There’s a part in my internal body clock that worries about Kafka messages, especially production Kafka messages, especially LOSING Kafka messages…. Even when I know that the retention policies work perfectly well and do as they are told I still wake up and worry. If you maintain a Kafka cluster then you’ll understand. When it comes to messages you will do anything to make sure they don’t vanish.
So just to confirm my assumptions and reduce the usage of Nytol, let’s try it out.
Kafka Topic Retention
Message retention is based on time, message size or both of those things. I don’t know the internals of other company’s cluster configuration but time is widely used. Log retention is based on either hours, minutes or milliseconds.

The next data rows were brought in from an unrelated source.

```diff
@@ -1628,14 +1744,9 @@
 #pragma unroll
                     for (int e = 0; e < 9; ++e)
                         bl[e] = 0.0;
-                    const bool in = l < Nprop;
-                    const bool heldl = l >= Nprop && l < N;
-                    const bool ind = fa.chart == EQVIO_COORD_INVDEPTH;
-                    const int lc = in ? gather_old(ga, l) : 0;
-                    const V3 p0_ = ld3(q0, Ncap, lc);
-                    const Qt q_ = ldq(Qq, Ncap, lc);
-                    const double a_ = Qa[lc];
-                    const M3 e2i = ind ? ld_cc(q0, Ncap, lc, CC_E2I) : M3{};
+                    asm volatile("" : "+v"(p0_.x), "+v"(p0_.y), "+v"(p0_.z), "+v"(q_.w), "+v"(q_.x), "+v"(q_.y), "+v"(q_.z), "+v"(a_));
+                    asm volatile("" : "+v"(e2i.a00), "+v"(e2i.a01), "+v"(e2i.a02), "+v"(e2i.a10), "+v"(e2i.a11), "+v"(e2i.a12), "+v"(e2i.a20), "+v"(e2i.a21), "+v"(e2i.a22));
+                    asm volatile("" : "+v"(i2e.a00), "+v"(i2e.a01), "+v"(i2e.a02), "+v"(i2e.a10), "+v"(i2e.a11), "+v"(i2e.a12), "+v"(i2e.a20), "+v"(i2e.a21), "+v"(i2e.a22));
                     if (part == 0) {
                         if (in)
                             assemble_landmark<0>(s_cm, fa.chart, p0_, q_, a_, e2i, M3{}, al, bl);
@@ -1658,7 +1769,7 @@
                                 dF[(rr * 12 + c) * PT + x] = in ? dt * al[rr * 15 + c] : 0.0;
                     } else {
                         if (in)
-                            assemble_landmark<2>(s_cm, fa.chart, p0_, q_, a_, e2i, ind ? ld_cc(q0, Ncap, lc, CC_I2E) : M3{}, al, bl);
+                            assemble_landmark<2>(s_cm, fa.chart, p0_, q_, a_, e2i, i2e, al, bl);
 #pragma unroll
                         for (int rr = 0; rr < 3; ++rr)
 #pragma unroll
@@ -1809,11 +1920,11 @@
         double* sBs = sm + 1323;
         for (int t = tid; t < 441; t += PROP_T) {
             const int r = t / 21, c = t % 21;
-            sF[t] = dt * (FUSED ? sensor_Ass_entry(fa.ck, t) : cm->Ass[t]) + (r == c ? 1.0 : 0.0);
+            sF[t] = dt * (FUSED ? sensor_Ass_entry_lds(s_ck, t) : cm->Ass[t]) + (r == c ? 1.0 : 0.0);
             sS[t] = Sig[r + (size_t)c * ld];
         }
         for (int t = tid; t < 252; t += PROP_T)
-            sBs[t] = FUSED ? sensor_Bs_entry(fa.ck, t) : cm->Bs[t];
+            sBs[t] = FUSED ? sensor_Bs_entry_lds(s_ck, t) : cm->Bs[t];
         __syncthreads();
         for (int t = tid; t < 441; t += PROP_T) {
             const int r = t / 21, c = t % 21;
```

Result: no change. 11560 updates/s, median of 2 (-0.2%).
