# georgegrosu1/torch-admm-deconv

Hardware: AMD Instinct MI355X
Metric: ADMM iterations/sec, batch-64 1024x1024x3, 50 iters; rel-L2 vs CPU ref (higher is better)
Workload: dtype f32

## Files before the change

### torch-admm-deconv_amd/csrc/admm_capi.hip

```cpp
#include <hip/hip_runtime.h>

#include <cstdlib>
#include <cstring>
#include <mutex>
#include <string>
#include <type_traits>
#include <vector>

#include "gcol_mm.hpp"
#include "knobs.hpp"
#include "mixed_capi.hpp"
#include "odd_capi.hpp"
#include "state_kernels.hpp"
#include "admm_tv.h"

using namespace admm;

namespace {

thread_local std::string g_err;

int fail(int code, const std::string& msg) {
    g_err = msg;
    return code;
// ... 88 lines not shown
    size_t lds;
    int nth;
};
MMPlan mm_plan(int H, int W);
MMPlan mm_plan_row(int W);

int ngroups_of(const admm_tv_desc& d) { return d.groups > 1 ? d.groups : 1; }

bool is_bank(const admm_tv_desc& d) { return (d.flags & (ADMM_TV_FLAG_PSF_PER_IMAGE | ADMM_TV_FLAG_PSF_PER_CHANNEL)) != 0; }
BankIdx bank_of(const admm_tv_desc& d) {
    const int Bk = (d.flags & ADMM_TV_FLAG_PSF_PER_IMAGE) ? (int)d.B : 1;
    const int Ck = (d.flags & ADMM_TV_FLAG_PSF_PER_CHANNEL) ? (int)d.C : 1;
    return BankIdx{(int)d.C, Bk > 1 ? Ck : 0, Ck > 1 ? 1 : 0, Bk * Ck};
}
int bank_run(const admm_tv_desc& d) { return (d.flags & ADMM_TV_FLAG_PSF_PER_CHANNEL) ? 1 : (int)d.C; }
constexpr long long kBankMax = 65535;

constexpr size_t kAlign = 256;
size_t up(size_t v) { return (v + kAlign - 1) / kAlign * kAlign; }

struct Layout {
    size_t spec[2], u[4], b, fcT, mT, twW, twH, twHd, G, part, nsq, sigma, total;
    size_t mM;
    MMPlan mm, mmr;
    bool mixed, mixed_train;
    size_t fcM;
    bool odd;
    size_t spec2;
    bool tr;
    size_t xT, oT, kT, tws;
    size_t rimg;
    size_t gscr;
    int ngroups, ppg;
    bool gen;
    int ldw;
};

admm_tv_desc transposed(const admm_tv_desc& d) {
    admm_tv_desc t = d;
    t.H = d.W;
    t.W = d.H;
    t.kh = d.kw;
    t.kw = d.kh;
    return t;
}

// ... 15 lines not shown
    size_t o = 0;
    auto take = [&](size_t bytes) {
        size_t at = o;
        o += up(bytes);
        return at;
    };
    L.gen = f64 || generic_hw(d.H, d.W);
    if (L.gen && !f64) {
        if (!bank) L.mm = mm_plan((int)H, (int)W);
        L.mmr = mm_plan_row((int)W);
    }
    L.mixed = L.gen && !f64 && mixed_hw(d.H, d.W) && (G == 1 || !(d.flags & ADMM_TV_FLAG_PSF_GRAD));
    L.mixed_train = mixed_train_hw(d);
    L.odd = L.gen && !f64 && G == 1 && !d.iso && !bank && odd_hw(d.H, d.W);
    L.ldw = (int)(N + 1);
    if (L.gen && !f64 && L.mm.ok && L.mmr.ok && env_int("ADMM_GEN_PITCH", 1)) L.ldw = (int)((N + 1 + 15) / 16 * 16);
    L.spec[0] = take(L.gen ? P * H * (size_t)L.ldw * csz : img);
    L.spec[1] = take(img);
    L.rimg = L.gen ? take(img) : 0;
    for (int i = 0; i < 4; ++i) L.u[i] = take(img);
    L.b = (k > 0 || !L.gen) ? take(img_m) : 0;
    L.fcT = take(G * T * (N + 1) * H * rs * ((!L.gen || L.mm.ok) ? 2 : 1));
    L.mT = take(T * (N + 1) * H * csz);
    L.twW = take((W + (L.gen ? make_plan((int)W, f64).ntab : 0)) * csz);
    L.twH = take((H + (L.gen ? make_plan((int)H, f64).ntab : 0)) * csz);
    L.twHd = take(H * sizeof(double2));
    L.G = take(T * (size_t)(k > 0 ? k : 1) * (N + 1) * sizeof(double2));
    L.gscr = L.gen ? take(glb_scratch((int)H, (int)W, (long long)P, f64)) : 0;
    L.fcM = L.mixed ? take(G * T * (2 * N + 1) * H * sizeof(float)) : 0;
    L.mM = (L.mixed && k > 0) ? take(T * (N + 1) * H * 2 * sizeof(float)) : 0;
    L.spec2 = L.odd ? take(P * H * (size_t)L.ldw * csz) : 0;
    L.sigma = (k > 0 && (d.flags & ADMM_TV_FLAG_PSF_GRAD)) ? take((N + 1) * H * sizeof(double2)) : 0;
    if (d.iso) {
        const int lanes = (int)std::min<size_t>(64, N / (N >= 1024 ? 16 : N >= 64 ? 8 : N >= 16 ? 4 : 2));
        const long long want = 3LL * 1024 * 64 / std::max(lanes, 1);
        int ppg = (int)std::max<long long>(1, std::min<long long>(64, (long long)(P * H) / want));
        if (const int e = env_int("ADMM_ISO_PPG", 0); e > 0) ppg = e;
        if ((size_t)P <= (size_t)ppg) ppg = (int)std::max<long long>(1, P);
        if (G > 1) {
            const int pm = (int)(d.B * d.C);
            ppg = std::min(ppg, pm);
            while (pm % ppg) --ppg;
        }
        L.ppg = ppg;
        L.ngroups = (int)((P + ppg - 1) / ppg);
        L.part = take((size_t)L.ngroups * 2 * H * W * rs);
// ... 46 lines not shown
}

int check_workspace(const void* ws, size_t have, size_t need) {
    if (!ws || have < need || (reinterpret_cast<uintptr_t>(ws) % kAlign) != 0)
        return fail(ADMM_TV_EWORKSPACE, "workspace too small or not 256-byte aligned");
    return 0;
}

template <class T>
int bwd_scalars(double* part, int K, long long nstrips, long long spm, long long soff, const double* tpart, int ntp,
                int G, int g, const T* lam, const T* rho, T* glam, T* grho, hipStream_t s) {
    if (K < 1) return fail(ADMM_TV_EINVAL, "bwd_scalars: no iterations");
    hipLaunchKernelGGL(k_bwd_iter_sums, dim3((unsigned)K), dim3(256), 0, s, part, nstrips, spm, soff, tpart, ntp, G, g);
    if (int e = launch_check("k_bwd_iter_sums")) return e;
    hipLaunchKernelGGL(k_bwd_scalars<T>, dim3(1), dim3(256), 0, s, (const double*)part, K, nstrips, 1LL, soff,
                       (const double*)nullptr, ntp, G, g, lam, rho, glam, grho);
    return launch_check("k_bwd_scalars");
}
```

In terms of priority to be actioned by the cluster milliseconds will win, always. You can set all three but the lowest unit size will be used.
retention.ms
is greater than retention.minutes
which is greater than retention.hours
.
Where possible I advise you use retention.ms
and have proper control.
A Prototype Example
- Create a topic with a retention time of 3 minutes.
- Send a message to the topic with an obvious time in the payload.
- Alter the topic configuration and add another 30 minutes of retention time.
- Have a cup of tea.
- Consume the message after the original three minute period and see if it’s still there.
- Celebrate with another cup of tea.
Create a Topic
$ bin/kafka-topics --zookeeper localhost:2181 --create --topic rtest2 --partitions 1 --replication-factor 1 --config retention.ms=180000
Send a Message
Once again, standard tools win here. Just a plain text message being sent to the topic. I typed in the JSON, there’s nothing fancy here.
$ bin/kafka-console-producer --broker-list localhost:9092 --topic rtest2 >{"name":"This is Jase, this was sent at 16:15"}
The message is now in the topic log and will be deleted just after 16:18. But I’m now going to extend the retention period to preserve that message a little longer.
Alter the Topic Retention
With the kafka-configs
command you can inspect any of the topic configs, along with that you can alter them too. So I’m going to alter the retention.ms and set it to 30 minutes (30 * 60 * 1000 = 1,800,000).
$ bin/kafka-configs --alter --zookeeper localhost:2181 --add-config retention.ms=1800000 --entity-type topics --entity-name rtest2 Completed Updating config for entity: topic 'rtest2'.
Have a Cup of Tea
If everything were to go horribly wrong then it’s going to be about now. So a tea is in order.
Check the Topic by Consuming Messages
Running the consumer from the earliest offset should bring back the original message.
$ bin/kafka-console-consumer --bootstrap-server localhost:9092 --topic rtest2 --from-beginning {"name":"This is Jase, this was sent at 16:15"} Processed a total of 1 messages
Okay that’s worked perfectly well (as expected), let’s try it again because I’m basically paranoid when it comes to these things. I’ll add the date this time for added confirmation.
$ date ; bin/kafka-console-consumer --bootstrap-server localhost:9092 --topic rtest2 --from-beginning Fri 3 Apr 16:24:18 BST 2020 {"name":"This is Jase, this was sent at 16:15"} Processed a total of 1 messages
Looking good. And I’m going to do it again because I want to make sure…..
$ date ; bin/kafka-console-consumer --bootstrap-server localhost:9092 --topic rtest2 --from-beginning Fri 3 Apr 16:24:50 BST 2020 {"name":"This is Jase, this was sent at 16:15"}
Celebrate Again
The kettle is on. Time for another tea.